When an external surface is documented elsewhere (DDL, procedures, the SDK), this page links to it. When a substrate concept has not yet surfaced through a user-facing API, this page describes the concept at the architectural level and does not invent one. Items still queued behind the substrate cut (reader bodies, executor wiring, planner-side rewrites) are called out in Status at the bottom — they are not described as live.
Section 1 — arcflow.worldgraph module structure#
The World Graph layer is implemented as a single top-level module, arcflow_core::worldgraph::*, replacing the previously scattered store / mvcc / mmap-store / WAL modules. The decomposition follows two patterns.

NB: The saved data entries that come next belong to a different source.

int run_setop_pass(ukm_ctx *c, int op, const u64 *a, const u32 *ta, const u32 *ra, u64 na,
                   const u64 *b, const u32 *tb, const u32 *rb, u64 nb, bool tax, u32 flags,
                   u64 *out, u32 *tout, u64 out_cap, u64 result_host[2], u32 cta = 0, u32 ctb = 0) {
    const bool rank = ra != nullptr;
    bool ct = tax && !ta && !tb;
    const bool defer_form = SETOP_TAX_DEFER != 0 && c->tax_pair != nullptr && !ukm_env_is(c, "UKM_SETOP_DEFER", '0');
    const int src_mode = ukm_env_int(c, "UKM_SETOP_SRC", defer_form ? 0 : 1);
    if (tax && !ct && !rank && src_mode != 0 && (op == UKM_OP_INTER || (src_mode == 2 && !(op == UKM_OP_DIFF && (flags & UKM_F_CMP_TAXID))))) ct = true;
    if (ct) tax = false;
    const bool tax_stream = tax && !rank && op == UKM_OP_DIFF && !(flags & UKM_F_CMP_TAXID);
    const int vt = rank ? VT_RANK : (tax ? (tax_stream ? VT_RANK : VT_TAX) : VT_PLAIN);
    const u64 tile_items = (u64)NTS * vt;
    const u64 N = na + nb;
    SetopArgs p;
    memset(&p, 0, sizeof(p));
    p.a = a; p.b = b; p.ta = ta; p.tb = tb; p.ra = ra; p.rb = rb;
    p.na = na; p.nb = nb;
    p.out = out; p.tout = tout; p.out_cap = out_cap;
    p.ntiles = (N + tile_items - 1) / tile_items;
    p.tax = ukm_taxdev(c);
    p.flags = flags;
    p.cta = cta;
    p.ctb = ctb;
    if (p.ntiles > 0xFFFFFFFFull) UKM_FAIL(UKM_ERR_INVALID, "setop: input too large");

    LbCtl blk;
    UKM_TRY(ukm_lb_ctl_alloc(c, p.ntiles, p.ntiles + 1, &blk));
    p.result = blk.result;
    p.ticket = blk.ticket;
    p.status = blk.status;
    p.mp = blk.tail;
    if (tax && !rank && defer_form && (op == UKM_OP_UNION || op == UKM_OP_INTER) && !ukm_env_is(c, "UKM_SETOP_FIX", '0')) {
        UKM_TRY(ws_alloc_t(c, (size_t)p.ntiles * FIX_SLOTS, &p.fix));
        UKM_TRY(ws_alloc_t(c, (size_t)p.ntiles, &p.fix_cnt));
    }
#ifdef UKM_PROFILE_PHASES
    UKM_TRY(ws_alloc_t(c, (size_t)p.ntiles * 8, &p.dbg));
    UKM_HIP(hipMemsetAsync(p.dbg, 0, (size_t)p.ntiles * 8 * sizeof(u64), c->stream));
#endif
    const bool fused = !ukm_env_is(c, "UKM_SETOP_FUSED_PART", '0') && p.ntiles >= 4 * PART_COARSE;
    if (fused) {
        const unsigned sblocks = (unsigned)((p.ntiles + PART_COARSE - 1) / PART_COARSE);
        if (rank) hipLaunchKernelGGL((setop_partition_fused_kernel<true>), dim3(sblocks), dim3(256), 0, c->stream, p, (int)tile_items, (u32)LbCtl::HEAD);
        else hipLaunchKernelGGL((setop_partition_fused_kernel<false>), dim3(sblocks), dim3(256), 0, c->stream, p, (int)tile_items, (u32)LbCtl::HEAD);
        UKM_HIP(hipGetLastError());
    } else if (p.ntiles >= 4 * PART_COARSE) {
        const unsigned cblocks = (unsigned)((p.ntiles / PART_COARSE + 2 + 3) / 4);
        const unsigned pblocks = (unsigned)((p.ntiles + 1 + 255) / 256);
        if (rank) {
            hipLaunchKernelGGL((setop_partition_coop_kernel<true, 1>), dim3(cblocks), dim3(256), 0, c->stream, p, (int)tile_items);
            hipLaunchKernelGGL((setop_partition_kernel<true, 2>), dim3(pblocks), dim3(256), 0, c->stream, p, (int)tile_items);
        } else {
            hipLaunchKernelGGL((setop_partition_coop_kernel<false, 1>), dim3(cblocks), dim3(256), 0, c->stream, p, (int)tile_items);
            hipLaunchKernelGGL((setop_partition_kernel<false, 2>), dim3(pblocks), dim3(256), 0, c->stream, p, (int)tile_items);
        }
    } else {
        const unsigned wblocks = (unsigned)((p.ntiles + 1 + 3) / 4);
        if (rank) hipLaunchKernelGGL((setop_partition_coop_kernel<true, 0>), dim3(wblocks), dim3(256), 0, c->stream, p, (int)tile_items);
        else hipLaunchKernelGGL((setop_partition_coop_kernel<false, 0>), dim3(wblocks), dim3(256), 0, c->stream, p, (int)tile_items);
    }
    const LbLaunch how = {"setop", "set-op kernel", FLAG_TIMEOUT, true, false, fused};
    UKM_TRY(ukm_lb_launch(c, blk, how, [&](bool ticket) {
        if (rank) {
            if (tax) launch_op<true, true, NTS, VT_RANK>(op, p, c->stream, ticket);
            else if (ct) launch_op<false, true, NTS, VT_RANK, true>(op, p, c->stream, ticket);
            else launch_op<false, true, NTS, VT_RANK>(op, p, c->stream, ticket);
        } else {
            if (tax_stream) launch_tile<UKM_OP_DIFF, true, false, NTS, VT_RANK>(p, c->stream, ticket);
            else if (tax && defer_form) launch_op<true, false, NTS, VT_TAX, false, true>(op, p, c->stream, ticket);
            else if (tax) launch_op<true, false, NTS, VT_TAX>(op, p, c->stream, ticket);
            else if (ct) launch_op<false, false, NTS, VT_PLAIN, true>(op, p, c->stream, ticket);
            else launch_op<false, false, NTS, VT_PLAIN>(op, p, c->stream, ticket);
        }
        return UKM_OK;
    }, result_host));
#ifdef UKM_PROFILE_PHASES
    {
        std::vector<u64> h((size_t)p.ntiles * 8);
        UKM_HIP(hipMemcpy(h.data(), p.dbg, h.size() * sizeof(u64), hipMemcpyDeviceToHost));
        double sum[8] = {0};
        for (u64 b = 0; b < p.ntiles; b++) for (int i = 0; i < 8; i++) sum[i] += (double)h[(size_t)b * 8 + i];
        double tot = 0; for (int i = 0; i < 7; i++) tot += sum[i];
        fprintf(stderr, "[phases op=%d tiles=%llu] cycles per tile:", op, (unsigned long long)p.ntiles);
        for (int i = 0; i < 7; i++) fprintf(stderr, " p%d=%.0f", i, sum[i] / sum[7]);
        fprintf(stderr, " total=%.0f\n", tot / sum[7]);
    }
#endif
    return UKM_OK;
}

}
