## Fuse split-K reduction into GEMM tail via atomic ticket counters

Adds per-tile ticket counters so the last-arriving split-K slice of each output tile performs the reduction and epilogue store. This removes the separate splitk_reduce_kernel launch for bf GEMMs without colsum/residual epilogues. A two-level reduction handles more than 8 slices. The cost is extra atomic fences, serialization at the last block, and counter buffers registered before graph capture.

```diff
diff --git a/include/mvk.h b/include/mvk.h
--- a/include/mvk.h
+++ b/include/mvk.h
@@ -360,6 +360,8 @@
 int64_t mvk_defer_wanted(void);
 int mvk_defer_pending(void);
 
+int mvk_splitk_tickets(const float* ws, unsigned* counters, int64_t count);
+
 int mvk_comm_id_bytes(void);
 int mvk_comm_unique_id(void* id);
 int mvk_comm_init(void** comm, int world, int rank, const void* id);
diff --git a/multivae_amd/_lib.py b/multivae_amd/_lib.py
--- a/multivae_amd/_lib.py
+++ b/multivae_amd/_lib.py
@@ -146,6 +146,7 @@
     "mvk_defer_begin": [_p, _i64, _p, _i64],
     "mvk_defer_flush": [_p],
     "mvk_defer_end": [_p],
+    "mvk_splitk_tickets": [_p, _p, _i64],
     "mvk_adam_step_amsgrad": [_p, _p, _p, _p, _p, _i64, _d, _d, _d, _d, _d, _i, _d, _p],
     "mvk_adam_step_fused": [_p, _p, _p, _p, _p, _i64, _d, _d, _d, _d, _d, _i, _d, _i, _p],
     "mvk_copy_batch": [C.POINTER(CopyDesc), _i, _p],
diff --git a/multivae_amd/csrc/igemm.hip b/multivae_amd/csrc/igemm.hip
--- a/multivae_amd/csrc/igemm.hip
+++ b/multivae_amd/csrc/igemm.hip
@@ -169,6 +169,7 @@
 }
 
 static thread_local int g_last_bm = 0;
+static thread_local bool g_last_fin = false;
 
 template <int BM, int BN, int BKT, int AMODE, int BMODE, bool AACT>
 static int launch_fast_cfg(const GemmDesc& d, int zdim, hipStream_t s) {
@@ -194,6 +195,7 @@
 template <int BM, int BN, int AMODE, int BMODE, bool AACT>
 static int launch_bf_cfg(const GemmDesc& d, int zdim, hipStream_t s) {
   g_last_bm = BM;
+  g_last_fin = d.e.ws && d.e.tickets;
   dim3 grid((d.M + BM - 1) / BM, (d.N + BN - 1) / BN, zdim);
   constexpr int DEPTH = 2;
   hipLaunchKernelGGL((igemm_bf_kernel<BM, BN, AMODE, BMODE, AACT, DEPTH>), grid, dim3(256), 0, s, d);
@@ -218,7 +220,13 @@
   return 1;
 }
 
+static unsigned long long* g_dbg = nullptr;
+static int g_dbg_flags = 0;
+constexpr int FIN_OFF = 0x1000;
+constexpr int BF_ANY = 0x2000;
+
 static int bf_min_blocks() {
+  if (g_dbg_flags & BF_ANY) return 0;
   static int v = -1;
   if (v < 0) {
     const char* e = mvk_tune("MVK_BF_MIN_BLOCKS");
@@ -296,10 +304,37 @@
   return launch_fast_tile<64, 64, 32>(d, zdim, s, amode, bmode, aact);
 }
 
-static unsigned long long* g_dbg = nullptr;
-static int g_dbg_flags = 0;
 extern "C" void mvk_debug_set_phase_buffer(unsigned long long* p) { g_dbg = p; }
 extern "C" void mvk_debug_set_flags(int f) { g_dbg_flags = f; }
+
+namespace {
+struct TicketBlock {
+  const float* ws;
+  unsigned* cnt;
+  long long n;
+};
+std::mutex g_tickets_mu;
+std::vector<TicketBlock> g_tickets;
+}
+static unsigned* tickets_for(const float* ws, long long need) {
+  if (!ws || (g_dbg_flags & FIN_OFF)) return nullptr;
+  std::lock_guard<std::mutex> lock(g_tickets_mu);
+  for (const TicketBlock& b : g_tickets)
+    if (b.ws == ws) return need <= b.n ? b.cnt : nullptr;
+  return nullptr;
+}
+
+extern "C" int mvk_splitk_tickets(const float* ws, unsigned* counters, int64_t count) {
+  if (!ws || (counters && count <= 0)) return MVK_EINVAL;
+  std::lock_guard<std::mutex> lock(g_tickets_mu);
+  for (size_t i = 0; i < g_tickets.size(); ++i)
+    if (g_tickets[i].ws == ws) {
+      g_tickets.erase(g_tickets.begin() + i);
+      break;
+    }
+  if (counters) g_tickets.push_back({ws, counters, (long long)count});
+  return MVK_OK;
+}
 
 int launch_igemm(const GemmDesc& d_in, int zdim, hipStream_t s, LaunchInfo* info) {
   GemmDesc d = d_in;
@@ -367,8 +402,12 @@
   }
   if (z > 1 && ws && ws_floats >= need && d.e.kind != E_UP && d.e.kind != E_UP_NCHW) {
     d.e.ws = ws;
+    d.e.fin_nz = z;
+    d.e.tickets = (d.e.colsum_part || d.e.res) ? nullptr : tickets_for(ws, 9ll * tm * ((d.N + 31) / 32));
+    g_last_fin = false;
     int rc = launch_igemm(d, z, s);
     if (rc) return rc;
+    if (g_last_fin) return MVK_OK;
     long long total = (long long)d.M * d.N;
     hipLaunchKernelGGL(splitk_reduce_kernel, dim3((unsigned)((total + 31) / 32)), dim3(256), 0, s, d.e, d.M, d.N, z);
     MVK_CHECK_LAUNCH();
diff --git a/multivae_amd/csrc/igemm.hpp b/multivae_amd/csrc/igemm.hpp
--- a/multivae_amd/csrc/igemm.hpp
+++ b/multivae_amd/csrc/igemm.hpp
@@ -47,6 +47,8 @@
   float* colsum_part;
   const float* res;
   float res_alpha;
+  unsigned* tickets;
+  int fin_nz;
 };
 
 struct GemmDesc {
@@ -857,6 +859,59 @@
 __global__ __launch_bounds__(256) void splitk_reduce_kernel(const Epilogue E, int M, int N, int nz) {
   __shared__ float red[8][33];
   splitk_reduce_body(E, M, N, nz, (long long)M * N, blockIdx.x, red);
+}
+
+__device__ __forceinline__ bool splitk_arrive(unsigned* cnt, unsigned full, unsigned* flag) {
+  asm volatile("s_waitcnt vmcnt(0)" ::: "memory");
+  __syncthreads();
+  if (threadIdx.x == 0) {
+    __builtin_amdgcn_fence(__ATOMIC_RELEASE, "agent");
+    asm volatile("s_waitcnt vmcnt(0)" ::: "memory");
+    const unsigned t = __hip_atomic_fetch_add(cnt, 1u, __ATOMIC_RELAXED, __HIP_MEMORY_SCOPE_AGENT);
+    if (t == full - 1) {
+      __hip_atomic_store(cnt, 0u, __ATOMIC_RELAXED, __HIP_MEMORY_SCOPE_AGENT);
+      __builtin_amdgcn_fence(__ATOMIC_ACQUIRE, "agent");
+      asm volatile("s_waitcnt vmcnt(0)" ::: "memory");
+    }
+    *flag = t;
+  }
+  __syncthreads();
+  const bool last = *flag == full - 1;
+  __syncthreads();
+  return last;
+}
+
+__device__ __forceinline__ void splitk_finish_tile(const GemmDesc& d, int m0, int n0, int BM, int BN, unsigned tile, unsigned z,
+                                                   unsigned* flag) {
+  const Epilogue& E = d.e;
+  const int nz = E.fin_nz;
+  unsigned* cnt = E.tickets + 9 * (size_t)tile;
+  const int rows = (d.M - m0) < BM ? (d.M - m0) : BM, cols = (d.N - n0) < BN ? (d.N - n0) : BN;
+  const int count = rows * cols;
+  const long long MN = (long long)d.M * d.N;
+  const int l = z & 7;
+  if (nz > 8) {
+    if (!splitk_arrive(cnt + 1 + l, (unsigned)(nz - l + 7) / 8, flag)) return;
+    for (int i = threadIdx.x; i < count; i += 256) {
+      const int r = i / cols;
+      float* p = E.ws + (long long)(m0 + r) * d.N + n0 + (i - r * cols);
+      float v = 0.f;
+#pragma unroll 4
+      for (int zz = l; zz < nz; zz += 8) v += __hip_atomic_load(p + zz * MN, __ATOMIC_RELAXED, __HIP_MEMORY_SCOPE_AGENT);
+      __hip_atomic_store(p + l * MN, v, __ATOMIC_RELAXED, __HIP_MEMORY_SCOPE_AGENT);
+    }
+  }
+  const int groups = nz < 8 ? nz : 8;
+  if (!splitk_arrive(cnt, (unsigned)groups, flag)) return;
+  for (int i = threadIdx.x; i < count; i += 256) {
+    const int r = i / cols;
+    const long long idx = (long long)(m0 + r) * d.N + n0 + (i - r * cols);
+    float p[8];
+#pragma unroll
+    for (int g = 0; g < 8; ++g)
+      p[g] = g < groups ? 0.f + __hip_atomic_load(E.ws + g * MN + idx, __ATOMIC_RELAXED, __HIP_MEMORY_SCOPE_AGENT) : 0.f;
+    splitk_store(E, d.N, idx, ((p[0] + p[1]) + (p[2] + p[3])) + ((p[4] + p[5]) + (p[6] + p[7])));
+  }
 }
 
 struct DeferItem {
diff --git a/multivae_amd/csrc/igemm_bf.hpp b/multivae_amd/csrc/igemm_bf.hpp
--- a/multivae_amd/csrc/igemm_bf.hpp
+++ b/multivae_amd/csrc/igemm_bf.hpp
@@ -475,6 +475,8 @@
   float* lds = reinterpret_cast<float*>(lds_raw);
   if (run_epilogue_vec<T, BM, BN, T::LDS_BYTES / 4>(d, acc, lds, tid, m0, n0, wm, wn, l31, lhi, ph, pw)) return;
   run_epilogue<T>(d, acc, lds, tid, m0, n0, wm, wn, l31, lhi, ph, pw, (int)bid_z);
+  if (d.e.ws && d.e.tickets)
+    splitk_finish_tile(d, m0, n0, BM, BN, bid_x + bid_y * ((d.M + BM - 1) / BM), bid_z, reinterpret_cast<unsigned*>(lds_raw));
 }
 
 template <int BM, int BN, int AMODE, int BMODE, bool AACT, int DEPTH>
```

Six bounded-capability submodules, each owning what it does:
| Submodule | Owns |
|---|---|
catalog | The Iceberg-shaped manifest reader. The boundary between this layer and the Perception Lake. |
topology | CSR adjacency. Immutable, GPU-uploadable. |
nodes | Low-cardinality mutable node tables. |
wal | The WAL durability contract. Crash-replayable. |
mmap | Read-only mmap path; column files; cache coherency. |
schema | Typed CREATE NODE LABEL registration, including the VIRTUAL variant. |
One substrate primitive layer (worldgraph::io), owning how bytes move:
| Submodule | Owns |
|---|---|
io::segment | Segment containers + extents; checksums. |
io::stripe | Append-stripe writer (pwrite + fsync + atomic rename). Mmap is not used for writes. |
io::cache | The Memory Governor — heat scores, admission, auto-prefetch, tier transitions. |
io::wal_store | WAL segment manager; group commit; full-fsync on platforms that need it. |
io::manifest_txn | Atomic manifest commit protocol (two-rename). |
io::object_cache | Universal Parquet reader (local + remote partitions). |
io::compaction | Compaction scheduler — levels, bandwidth cap, read-amp limit. |
io::platform | macOS / Linux / Windows storage primitive abstraction. |
io::metrics | Page faults; resident vs dirty bytes; read amp. |
The six bounded capabilities call into io::* rather than the OS directly. The split exists because mmap policy, fsync policy, cache governance, manifest-commit protocol, and segment-container layout otherwise leak into every capability and re-emerge as duplicated, drifting policy. Concentrating them in io/ gives the substrate one place to enforce storage doctrine.
Two structural disciplines apply:
- PAT-0046 — Path = capability. Every submodule name describes the capability it owns. No
utils.rs, nohelpers.rs. - PAT-0047 —
mod.rsis a navigable index. Module roots carry submodule declarations + module-level documentation only; noimplblocks, no helper functions, no flat re-exports beyond what callers strictly need.
The substrate is internal — every submodule is pub(crate). External consumers reach the World Graph through the SDK and FFI surfaces, not through worldgraph::* directly. The atomic public-surface flip lands in the doctrinal sweep that closes the substrate cut.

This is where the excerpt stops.